Description: Lag correlation statistics was used to study intraseasonal variations of upper and lower-level zonal winds, outgoing longwave radiation, and globally averaged angular momentum (GAM) for northern summers of 1977-1984. The temporal and spatial distribution of surface wind stress in the tropics and its relationship with zonal wind anomalies were studied to assess the impact of surface frictional drag on the atmospheric angular momentum. The 30-60 day GAM fluctuation is shown to be accompanied by zonal propagation of convection and 850 mb zonal wind anomalies in the tropical belt. The climatological zonal wind in the tropics affects the magnitude of wind stress anomalies. It is suggested that momentum exchange between the lower and upper troposphere may occur in regions of active convection via vertical momentum transport. The tropical central Pacific is considered to play a key role in linking the atmosphere and the earth through angular momentum exchange on intraseasonal time scales.

Description: The mechanisms of northern summertime teleconnections are investigated using a barotropic model. In a series of numerical experiments the atmospheric response over the eastern Pacific-North America to an idealized local divergence source corresponding to the northward displacement of the ITCZ in the eastern Pacific is studied. It is found that the response is much stronger in June than in May and is strongest when the forcing is located north of about 10 deg N. This can be explained in terms of the refractive properties of the climatological summertime subtropical jet stream over North America. In another series of experiments the global response as a function of the longitudinal location of the tropical forcing is examined. A wave train emanating from the subtropics of the western Pacific near the Philippines, arching across the Aleutians and the Gulf of Alaska, and terminating with a high anomaly over the continental United States appears over a wide longitudinal range of local forcing, suggesting the existence of a normal mode for the northern summertime climatological flow. The normal-mode concept is supported by further experiments using extratropical forcings as well as free-mode integrations.
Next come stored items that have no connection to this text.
int launch_encode(EncArgs a, int T, int D, int nj, int N, const Queue& q) {
  const int64_t traj_bytes = (int64_t)T * a.row_elems * 4;
  const bool contiguous = a.sd == 1 && a.st == a.row_elems && a.sb == (int64_t)T * a.row_elems &&
                          (((uintptr_t)a.traj) & 15) == 0 && ((int64_t)T * a.row_elems) % 4 == 0;
  static const int forced = [] {
    const char* e = getenv("BEAST_ENC_TBT");
    return e ? atoi(e) : 0;
  }();
  int tbt = 8;
  while (tbt > 1 && tbt * traj_bytes > 32 * 1024) tbt >>= 1;
  const bool fast = contiguous && tbt * traj_bytes <= 32 * 1024;
  if (!fast) {
    tbt = 8;
    while (tbt > 1 && enc_smem_total(tbt, T, D, D, N, nj < D ? 2 : 1) > 160 * 1024) tbt >>= 1;
  }
  if (forced == 1 || forced == 2 || forced == 4 || (forced == 8 && fast)) tbt = std::min(tbt, forced);
  BEAST_REQUIRE(!a.traj_list || (fast && a.list_rows % tbt == 0),
                "encode list: rows must be contiguous and rows per batch a multiple of %d", tbt);
  if (fast && tbt == 8 && !g_generic_only && T == 50 && N == 10 && a.row_elems == D) {
    int rc = 0;
    const bool out16 = (((uintptr_t)a.params_out | (uintptr_t)a.tokens_out) & 15) == 0;
    if (!a.traj_list && enc_v() && out16 &&
        with_fixed_shape<false>(D, nj, false, rc, [&](auto sh) { return launch_encode_v<decltype(sh)>(a, q); }))
      return rc;
    if (with_fixed_shape<true>(D, nj, wide_blocks((a.B + 7) / 8, q), rc, [&](auto sh) {
          return launch_encode_t<8, decltype(sh)>(a, T, D, nj, N, true, q);
        }))
      return rc;
  }
  switch (tbt) {
    case 1: return launch_encode_t<1, DynShape>(a, T, D, nj, N, fast, q);
    case 2: return launch_encode_t<2, DynShape>(a, T, D, nj, N, fast, q);
    case 4: return launch_encode_t<4, DynShape>(a, T, D, nj, N, fast, q);
    default: return launch_encode_t<8, DynShape>(a, T, D, nj, N, fast, q);
  }
}

template <int TBT, int KS, int RT, class S = DynShape>
int launch_rec_ks(RecArgs a, int D, int nj, const Queue& q) {
  const RecSmem L = rec_smem<TBT, KS, RT>(a.Tout, D, a.g.N, a.ndo, nj < D ? 2 : 1, a.lut_n);
  BEAST_REQUIRE_CODE(L.total <= 160 * 1024, BEAST_E_UNSUPPORTED, "reconstruct tile needs %d B of LDS", L.total);
  const int64_t grid = grid_for(a.ntiles, L.total, q.dev);
  if constexpr (KS == 0) {
    mark_launch(launch_mark(FAM_REC_ROWS, TBT, NWAVES, 0, false, false, L.stage, false));
    return launch<k_reconstruct_rows<TBT>>((unsigned)grid, NTHREADS, L.total, q, "k_reconstruct_rows", a);
  } else {
    mark_launch(launch_mark(S::fixed ? FAM_REC_SPEC : FAM_REC_MFMA, TBT, S::W, KS, false, RT > 0, true, S::W == 7));
    return launch<k_reconstruct<TBT, KS, RT, S>>(
        (unsigned)grid, S::W * 64, L.total, q, "k_reconstruct",
        a.ntokens ? static_cast<const void*>(a.ntokens) : static_cast<const void*>(a.tokens), a.B, a.ntokens ? 4 : 8, a);
  }
}

template <int TBT, int RT>
int launch_rec_mfma(RecArgs a, int D, int nj, int N, const Queue& q) {
  switch ((N + 3) / 4) {
    case 1: return launch_rec_ks<TBT, 1, RT>(a, D, nj, q);
    case 2: return launch_rec_ks<TBT, 2, RT>(a, D, nj, q);
    case 3: return launch_rec_ks<TBT, 3, RT>(a, D, nj, q);
    default: return launch_rec_ks<TBT, 4, RT>(a, D, nj, q);
  }
}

Description: The structure and propagation of tropical-cloud clusters are investigated during two contrasting periods over the tropical western Pacific in order to determine possible similarities or differences and to compare with previous studies. Three fundamental periodicities are found in tropical convection in the region: 1 day, 2-3 days, and 10-15 days. It is noted that the 10-15-day time scale is closely related to the intraseasonal oscillations propagating from the Indian Ocean to the western Pacific. Large convective complexes, supercloud clusters (SSC) are found to organize in this time scale. The SCC is made up from several cloud clusters generated at 2-3-day intervals. The diurnal variation is found to be most pronounced over the maritime continent, and the amplitude of the diurnal cycle is shown to be modulated by the 2-3-day and 10-15-day oscillations.

Description: The issue of the interaction of the monsoon large-scale circulation and intraseasonal oscillations is addressed, showing that, as a result of the interaction of the large scale monsoon flow with the near-equatorial intraseasonal oscillation, unstable baroclinic disturbances are generated over the monsoon region. From a linear stability analysis of quasi-geostrophic motion in a two-level model, it is shown that the westward propagating disturbances generated over the monsoon region are the manifestation of heat-induced unstable Rossby waves. The instability is favored in the region with large vertical wind shear and reduced effective static stability. The monsoon large scale circulation over India and southeast Asia and the plentiful supply of moisture in the region appear to be favorable for the development of these unstable waves.